Many readers want to literally walk the paths Shors’ characters have taken, and he’s listened to those pleas.
“Maybe they’ve never been to Asia and they’re a little intimidated,” he said. “So I just thought, ‘Well, I can go and be a guide. I’ll build this company and I’ll have a couple of trips a year.’”
Readers who are interested in traveling with Shors may contact him through his website, johnshors.com. He’ll be happy to lead people on their way to broader horizons.
“One thing I’ve concluded is that people around the world are a lot more alike than they are different. I believe that the tendency to focus on our differences can be perpetuated by our politicians and by people who are fearful.
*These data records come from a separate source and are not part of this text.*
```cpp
int sow_get_switch(const char* name) {
  if (!name) return SOW_ERR_NULL;
  for (int i = 0; i < SW_COUNT; ++i)
// ... 254 lines not shown
    if (acc_kind == SOW_ACC_LOWRANK) {
      rc = wide_chain(x, y, acc_down, r_acc, acc_up, d_out, nullptr, nullptr, T, d_in, d_out, r_acc, 1.f, 1.f, 0.f, false, dtype,
                      ws, w, workspace_bytes, stream, true);
      if (rc) return rc;
      beta = 1.f;
    } else if (acc_kind == SOW_ACC_DENSE) {
      rc = rag_dense_product(x, d_in, acc_down, d_out, false, y, d_out, T, d_out, d_in, dtype, stream);
      if (rc) return rc;
      beta = 1.f;
    }
    return wide_chain(x, y, A, r_live, B, d_out, h_save, bias, T, d_in, d_out, r_live, 1.f, scale, beta, false, dtype, ws, w,
                      workspace_bytes, stream, true);
  }
  if (acc_kind == SOW_ACC_DENSE) {
    if (r_live <= 64 && h_save) {
      if (gemm4h_supported(x, d_in, acc_down, d_out, false, A, r_live, B, d_out, y, d_out, bias, h_save, T, d_out, d_in, r_live,
                           dtype))
        return launch_gemm4h(x, d_in, acc_down, d_out, false, A, r_live, B, d_out, y, d_out, bias, h_save, T, d_out, d_in,
                             r_live, scale, dtype, stream);
      if (gemm2h_supported(x, d_in, acc_down, d_out, false, A, r_live, B, d_out, y, d_out, bias, h_save, T, d_out, d_in,
                           r_live, dtype))
        return launch_gemm2h(x, d_in, acc_down, d_out, false, A, r_live, B, d_out, y, d_out, bias, h_save, T, d_out, d_in,
                             r_live, scale, stream);
      ChainParams ph{};
      ph.X = x, ph.Y = nullptr, ph.Hsave = h_save, ph.bias = nullptr;
      ph.M = T, ph.ldx = d_in, ph.ldy = d_out, ph.D1 = d_in, ph.D2 = 0;
      ph.F1b = A, ph.ldf1b = r_live, ph.F2b = B, ph.ldf2b = d_out, ph.rb = r_live;
      ph.scale = scale, ph.beta = 0.f;
      set_planes(ph, ws, w, workspace_bytes);
      if (chain2_supported(ph, dtype) &&
          gemm2_supported(x, d_in, acc_down, d_out, false, h_save, 64, B, d_out, y, d_out, bias, T, d_out, d_in, dtype)) {
        rc = SOW_ERR_UNSUPPORTED;
        if (ws && workspace_bytes >= w.total) rc = launch_chain_short(ph, dtype, false, (float*)(ws + w.off_hp), stream);
        if (rc == SOW_ERR_UNSUPPORTED) rc = launch_chain2(ph, false, dtype, stream);
// ... 131 lines not shown
    rc = wide_chain(dy, dx, B, d_out, A, r_live, dh, nullptr, T, d_out, d_in, r_live, scale, 1.f, beta, true, dtype, ws, w,
                    workspace_bytes, stream, true);
    if (rc) return rc;
    do_data = false;
  }
  if (!do_data) {
  } else if (acc_kind == SOW_ACC_DENSE) {
    if (r_live <= 64) {
      ChainParams pd{};
      pd.X = dy, pd.Y = nullptr, pd.Hsave = dh, pd.bias = nullptr;
      pd.M = T, pd.ldx = d_out, pd.ldy = d_in, pd.D1 = d_out, pd.D2 = 0;
      pd.F1b = B, pd.ldf1b = d_out, pd.F2b = A, pd.ldf2b = r_live, pd.rb = r_live;
      pd.scale = scale, pd.beta = 0.f;
      set_planes(pd, ws, w, workspace_bytes);
      void* apad = ws + w.off_apad;
      if (gemm4h_supported(dy, d_out, acc_down, d_out, true, B, d_out, A, r_live, dx, d_in, nullptr, dh, T, d_in, d_out, r_live,
                           dtype)) {
        rc = launch_gemm4h(dy, d_out, acc_down, d_out, true, B, d_out, A, r_live, dx, d_in, nullptr, dh, T, d_in, d_out, r_live,
                           scale, dtype, stream);
        if (rc) return rc;
        data_done = true;
      } else if (gemm2h_supported(dy, d_out, acc_down, d_out, true, B, d_out, A, r_live, dx, d_in, nullptr, dh, T, d_in, d_out,
                           r_live, dtype)) {
        rc = launch_gemm2h(dy, d_out, acc_down, d_out, true, B, d_out, A, r_live, dx, d_in, nullptr, dh, T, d_in, d_out,
                           r_live, scale, stream);
        if (rc) return rc;
        data_done = true;
      } else if (chain2_supported(pd, dtype) &&
          gemm2_supported(dy, d_out, acc_down, d_out, true, dh, 64, apad, 64, dx, d_in, nullptr, T, d_in, d_out, dtype)) {
        const bool pad_fused = (int64_t)ceil_div(T, 64) * 64 >= d_in;
        if (pad_fused) pd.pad_src = A, pd.pad_dst = apad, pd.pad_rows = d_in, pd.pad_r = r_live;
        rc = SOW_ERR_UNSUPPORTED;
        if (short_hp_bytes(T, d_in, d_out, r_live, dtype)) rc = launch_chain_short(pd, dtype, true, (float*)(ws + w.off_hp), stream);
        if (rc == SOW_ERR_UNSUPPORTED) rc = launch_chain2(pd, true, dtype, stream);
// ... 214 lines not shown
  ChainParams batch[C2_MAXG];
  Gemm2hArgs gbatch[4];
  int nb = 0, ng = 0, rc;
  for (int i = 0; i < n; ++i) {
    const sow_layer_args& L = layers[i];
    if ((rc = check_layer(L, false))) return rc;
    if (L.T == 0) continue;
    const WsPlan w{};
    if (group_chain_params(L, false, dtype, w, &batch[nb])) {
      if (++nb == C2_MAXG) {
        if ((rc = launch_chain2_group(batch, nb, false, dtype, stream))) return rc;
        nb = 0;
      }
      continue;
    }
    if (L.acc_kind == SOW_ACC_DENSE && L.r_live <= 64 && L.h_save &&
        gemm4h_supported(L.x, L.d_in, L.acc_down, L.d_out, false, L.A, L.r_live, L.B, L.d_out, L.y, L.d_out, L.bias, L.h_save, L.T,
                         L.d_out, L.d_in, L.r_live, dtype)) {
      if ((rc = launch_gemm4h(L.x, L.d_in, L.acc_down, L.d_out, false, L.A, L.r_live, L.B, L.d_out, L.y, L.d_out, L.bias, L.h_save,
                              L.T, L.d_out, L.d_in, L.r_live, L.scale, dtype, stream)))
        return rc;
      continue;
    }
    if (L.acc_kind == SOW_ACC_DENSE && L.r_live <= 64 && L.h_save && !sw_on(SW_NO_GROUPED) &&
        gemm2h_supported(L.x, L.d_in, L.acc_down, L.d_out, false, L.A, L.r_live, L.B, L.d_out, L.y, L.d_out, L.bias, L.h_save, L.T,
                         L.d_out, L.d_in, L.r_live, dtype)) {
      gbatch[ng] = Gemm2hArgs{L.x, L.acc_down, L.A, L.B, L.y, L.bias, L.h_save, L.T, L.d_in, L.d_out, L.r_live, L.d_out, L.d_out,
                              L.d_out, L.d_in, L.r_live, L.scale};
      if (++ng == 4) {
        if ((rc = launch_gemm2h_group(gbatch, ng, false, stream))) return rc;
        ng = 0;
      }
      continue;
    }
    rc = sow_forward(L.x, L.A, L.B, L.acc_down, L.acc_up, L.bias, L.y, L.h_save, L.T, L.d_in, L.d_out, L.r_live, L.r_acc,
                     L.acc_kind, L.scale, dtype, L.workspace, L.workspace_bytes, stream_);
    if (rc) return rc;
// ... 40 lines not shown
    for (int i = 0; i < n; ++i) {
      const sow_layer_args& L = layers[i];
      if (L.T == 0) {
        if ((rc = single(L, SOW_BWD_DATA | (phases & ~SOW_BWD_DATA)))) return rc;
        continue;
      }
      const WsPlan w = plan(L);
      if (L.workspace_bytes < w.total + 255) return SOW_ERR_WORKSPACE;
      void* dh = ws_base(L.workspace) + w.off_dh;
      if (group_chain_params(L, true, dtype, w, &batch[nb])) {
        if (++nb == C2_MAXG) {
          if ((rc = launch_chain2_group(batch, nb, true, dtype, stream))) return rc;
          nb = 0;
        }
      } else if (L.acc_kind == SOW_ACC_DENSE && L.r_live <= 64 &&
                 gemm4h_supported(L.dy, L.d_out, L.acc_down, L.d_out, true, L.B, L.d_out, L.A, L.r_live, L.dx, L.d_in, nullptr, dh,
                                  L.T, L.d_in, L.d_out, L.r_live, dtype)) {
        if ((rc = launch_gemm4h(L.dy, L.d_out, L.acc_down, L.d_out, true, L.B, L.d_out, L.A, L.r_live, L.dx, L.d_in, nullptr, dh,
                                L.T, L.d_in, L.d_out, L.r_live, L.scale, dtype, stream)))
          return rc;
      } else if (L.acc_kind == SOW_ACC_DENSE && L.r_live <= 64 && !sw_on(SW_NO_GROUPED) &&
                 gemm2h_supported(L.dy, L.d_out, L.acc_down, L.d_out, true, L.B, L.d_out, L.A, L.r_live, L.dx, L.d_in, nullptr, dh,
                                  L.T, L.d_in, L.d_out, L.r_live, dtype)) {
        gbatch[ng] = Gemm2hArgs{L.dy, L.acc_down, L.B, L.A, L.dx, nullptr, dh, L.T, L.d_out, L.d_out, L.d_out, L.r_live, L.d_in,
                                L.d_in, L.d_out, L.r_live, L.scale};
        if (++ng == 4) {
          if ((rc = launch_gemm2h_group(gbatch, ng, true, stream))) return rc;
          ng = 0;
        }
      } else if ((rc = single(L, SOW_BWD_DATA)))
        return rc;
    }
    if (ng && (rc = launch_gemm2h_group(gbatch, ng, true, stream))) return rc;
    if (nb && (rc = launch_chain2_group(batch, nb, true, dtype, stream))) return rc;
  }
// ... 351 lines not shown
```

### sow_amd/csrc/common.hpp

```cpp
#pragma once
#include <hip/hip_runtime.h>
#include <stdint.h>

#include <atomic>
#include <mutex>

#include "../../include/sow_amd.h"

namespace sow {

typedef __bf16 bf16_t;
typedef __attribute__((ext_vector_type(8))) __bf16 bf16x8;
typedef __attribute__((ext_vector_type(4))) __bf16 bf16x4;
typedef __attribute__((ext_vector_type(2))) __bf16 bf16x2;
typedef _Float16 f16_t;
typedef __attribute__((ext_vector_type(8))) _Float16 f16x8;
typedef __attribute__((ext_vector_type(2))) _Float16 f16x2;
typedef __attribute__((ext_vector_type(16))) float f32x16;
typedef __attribute__((ext_vector_type(4))) float f32x4;
typedef __attribute__((ext_vector_type(2))) float f32x2;
typedef __attribute__((ext_vector_type(4))) uint32_t u32x4;
typedef __attribute__((ext_vector_type(2))) uint32_t u32x2;

enum : int { SOW_F32 = 0, SOW_BF16 = 1, SOW_F16 = 2 };
// ... 110 lines not shown
  SW_NT_LOAD,
  SW_NO_PAIR_FLUSH,
  SW_F32_EXACT,
  SW_NO_PARK16,
  SW_TN_NO_NT_LOAD,
  SW_NO_TN_ROWS,
  SW_GEMM4,
  SW_NO_GEMM4H,
  SW_NO_CHAIN3F,
  SW_NO_TN_F32Q,
  SW_NO_SPLITK,
  SW_NO_WIDE_CHAIN,
  SW_NO_SHARED_X,
  SW_NO_RAGGED,
  SW_NO_RAGGED_GEMM,
  SW_COUNT
};
int sw(int which);
inline bool sw_on(int which) { return sw(which) > 0; }

#ifdef SOW_GEMM_NO_NT
#define SOW_GEMM_NT(M) false
#else
#define SOW_GEMM_NT(M) ((M) >= 8192)
#endif

#define SOW_CHECK_LAUNCH()                     \
  do {                                         \
    hipError_t e__ = hipGetLastError();        \
    if (e__ != hipSuccess) return (int)e__;    \
// ... 4 lines not shown
```

### sow_amd/csrc/kernels.hpp

```cpp
#pragma once
#include "common.hpp"

namespace sow {
struct ChainParams {
  const void* X;
  void* Y;
  const void *F1a, *F1b, *F2a, *F2b;
  void* Hsave;
  const void* bias;
  int64_t M, ldx, ldy, ldf1a, ldf1b, ldf2a, ldf2b;
  int D1, D2, ra, rb;
  float scale, beta;
  int fast_factors;
  const void* pad_src;
  void* pad_dst;
  int pad_rows, pad_r;
  int ntb, st_per, sl_per;
  float* Hpartial;
  const void* Hload;
  int nt_store;
  int nt_load;
  int pair_flush;
  void* planes;
  size_t planes_bytes;
// ... 151 lines not shown
                 float alpha, float beta, hipStream_t stream);
bool gemm4_supported(const void* A, int64_t lda, const void* B, int64_t ldb, bool nt, const void* A2, int64_t lda2,
                     const void* B2, int64_t ldb2, const void* C, int64_t ldc, const void* bias, int64_t M, int N, int K,
                     int dtype);
int launch_gemm4(const void* A, int64_t lda, const void* B, int64_t ldb, bool nt, const void* A2, int64_t lda2,
                 const void* B2, int64_t ldb2, int k2, void* C, int64_t ldc, const void* bias, int64_t M, int N, int K,
                 float alpha, float beta, hipStream_t stream, void* ws = nullptr, size_t ws_bytes = 0, int dtype = SOW_BF16);
size_t gemm4_splitk_bytes(int64_t M, int N, int K, bool has_ext);
int gemm4_splits(int64_t M, int N, int K, bool has_ext, const void* ws, size_t ws_bytes);
bool gemm4h_supported(const void* X, int64_t ldx, const void* W, int64_t ldw, bool nt, const void* F, int64_t ldf,
                      const void* G, int64_t ldg, const void* C, int64_t ldc, const void* bias, const void* H, int64_t M,
                      int N, int K, int r, int dtype);
int launch_gemm4h(const void* X, int64_t ldx, const void* W, int64_t ldw, bool nt, const void* F, int64_t ldf,
                  const void* G, int64_t ldg, void* C, int64_t ldc, const void* bias, void* H, int64_t M, int N, int K,
                  int r, float hscale, int dtype, hipStream_t stream);
bool gemm2h_supported(const void* X, int64_t ldx, const void* W, int64_t ldw, bool nt, const void* F, int64_t ldf,
                      const void* G, int64_t ldg, const void* C, int64_t ldc, const void* bias, const void* H, int64_t M,
                      int N, int K, int r, int dtype);
int launch_gemm2h(const void* X, int64_t ldx, const void* W, int64_t ldw, bool nt, const void* F, int64_t ldf,
                  const void* G, int64_t ldg, void* C, int64_t ldc, const void* bias, void* H, int64_t M, int N, int K,
                  int r, float hscale, hipStream_t stream);
struct Gemm2hArgs {
  const void *X, *W, *F, *G;
  void* C;
  const void* bias;
  void* H;
  int64_t M, ldx, ldw, ldf, ldg, ldc;
  int N, K, r;
  float hscale;
};
// ... 53 lines not shown
```

Before: 8.865 million.

## Add gemm5h fused dense plus low-rank GEMM with H output for wide-N backward

Adds a new bf16/f16 kernel for dense-accumulator layers. It fuses the dense GEMM with the low-rank H projection and its correction into one pass. It uses a 128x512 output tile, a three-stage LDS ring filled by direct-to-LDS DMA, and MFMA 16x16x32, with each dispatch path trying it before the existing gemm4h. By default it runs only for the backward data pass, N up to 512 and large token counts (at least 192 row panels). The aim is to read each X row panel once for the whole output width and to overlap loads with MFMA work. The cost is heavy LDS use per block, which may limit occupancy, and more complex edge patching for ragged F and G.

```diff
diff --git a/include/sow_amd.h b/include/sow_amd.h
--- a/include/sow_amd.h
+++ b/include/sow_amd.h
@@ -33,6 +33,8 @@
 
 int sow_set_switch(const char* name, int value);
 int sow_get_switch(const char* name);
+
+int sow_dense_h_kernel(int64_t T, int d_in, int d_out, int r_live, int dtype, int backward);
 
 size_t sow_workspace_bytes(int64_t T, int d_in, int d_out, int r_live, int r_acc, int acc_kind, int dtype);
 size_t sow_forward_workspace_bytes(int64_t T, int d_in, int d_out, int r_live, int r_acc, int acc_kind, int dtype);
diff --git a/sow_amd/_lib.py b/sow_amd/_lib.py
--- a/sow_amd/_lib.py
+++ b/sow_amd/_lib.py
@@ -53,6 +53,7 @@
     "sow_error_string": (c_char_p, [c_int]),
     "sow_set_switch": (c_int, [c_char_p, c_int]),
     "sow_get_switch": (c_int, [c_char_p]),
+    "sow_dense_h_kernel": (c_int, [c_int64, c_int, c_int, c_int, c_int, c_int]),
     "sow_workspace_bytes": (c_size_t, [c_int64, c_int, c_int, c_int, c_int, c_int, c_int]),
     "sow_forward_workspace_bytes": (c_size_t, [c_int64, c_int, c_int, c_int, c_int, c_int, c_int]),
     "sow_h_save_elems": (c_size_t, [c_int64, c_int]),
@@ -140,6 +141,7 @@
         from . import ops
         ops._WS_BYTES.clear()
         ops._FWD_WS_BYTES.clear()
+        ops._GEMM_WS_BYTES.clear()
 
     def __enter__(self):
         lib = load()
diff --git a/sow_amd/csrc/api.hip b/sow_amd/csrc/api.hip
--- a/sow_amd/csrc/api.hip
+++ b/sow_amd/csrc/api.hip
@@ -47,7 +47,7 @@
 static const char* const kSwitchNames[SW_COUNT] = {"FORCE_CHAIN_V1", "NO_SHORT_SPLIT", "NO_FUSED_H", "FORCE_GEMM_V1", "TN_NARROW",
                                                    "NO_GEMM3S",      "GEMM3S",         "GEMM3",      "NO_GROUPED",     "NO_PERSIST",     "NO_NT_STORE",    "NT_LOAD",        "NO_PAIR_FLUSH",  "F32_EXACT",
                                                    "NO_PARK16",      "TN_NO_NT_LOAD",  "NO_TN_ROWS",     "GEMM4",          "NO_GEMM4H",      "NO_CHAIN3F",     "NO_TN_F32Q",     "NO_SPLITK",
-                                                   "NO_WIDE_CHAIN",  "NO_SHARED_X",    "NO_RAGGED",      "NO_RAGGED_GEMM"};
+                                                   "NO_WIDE_CHAIN",  "NO_SHARED_X",    "NO_RAGGED",      "NO_RAGGED_GEMM", "GEMM5H"};
 static std::atomic<int> g_switch[SW_COUNT];
 static std::once_flag g_switch_once;
 static void switches_from_env() {
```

We have the same sort of strengths and hopes and fears and dreams, and let’s focus on the beautiful and profound fact that we’re similar.”
Thanks to Shors’ talent, readers can look inside the hearts and minds of a family struggling for survival in Thailand, a veteran who nearly lost himself in Iraq, even a 17th-century princess — and know that we are all, in our core, just humans pursuing our dreams.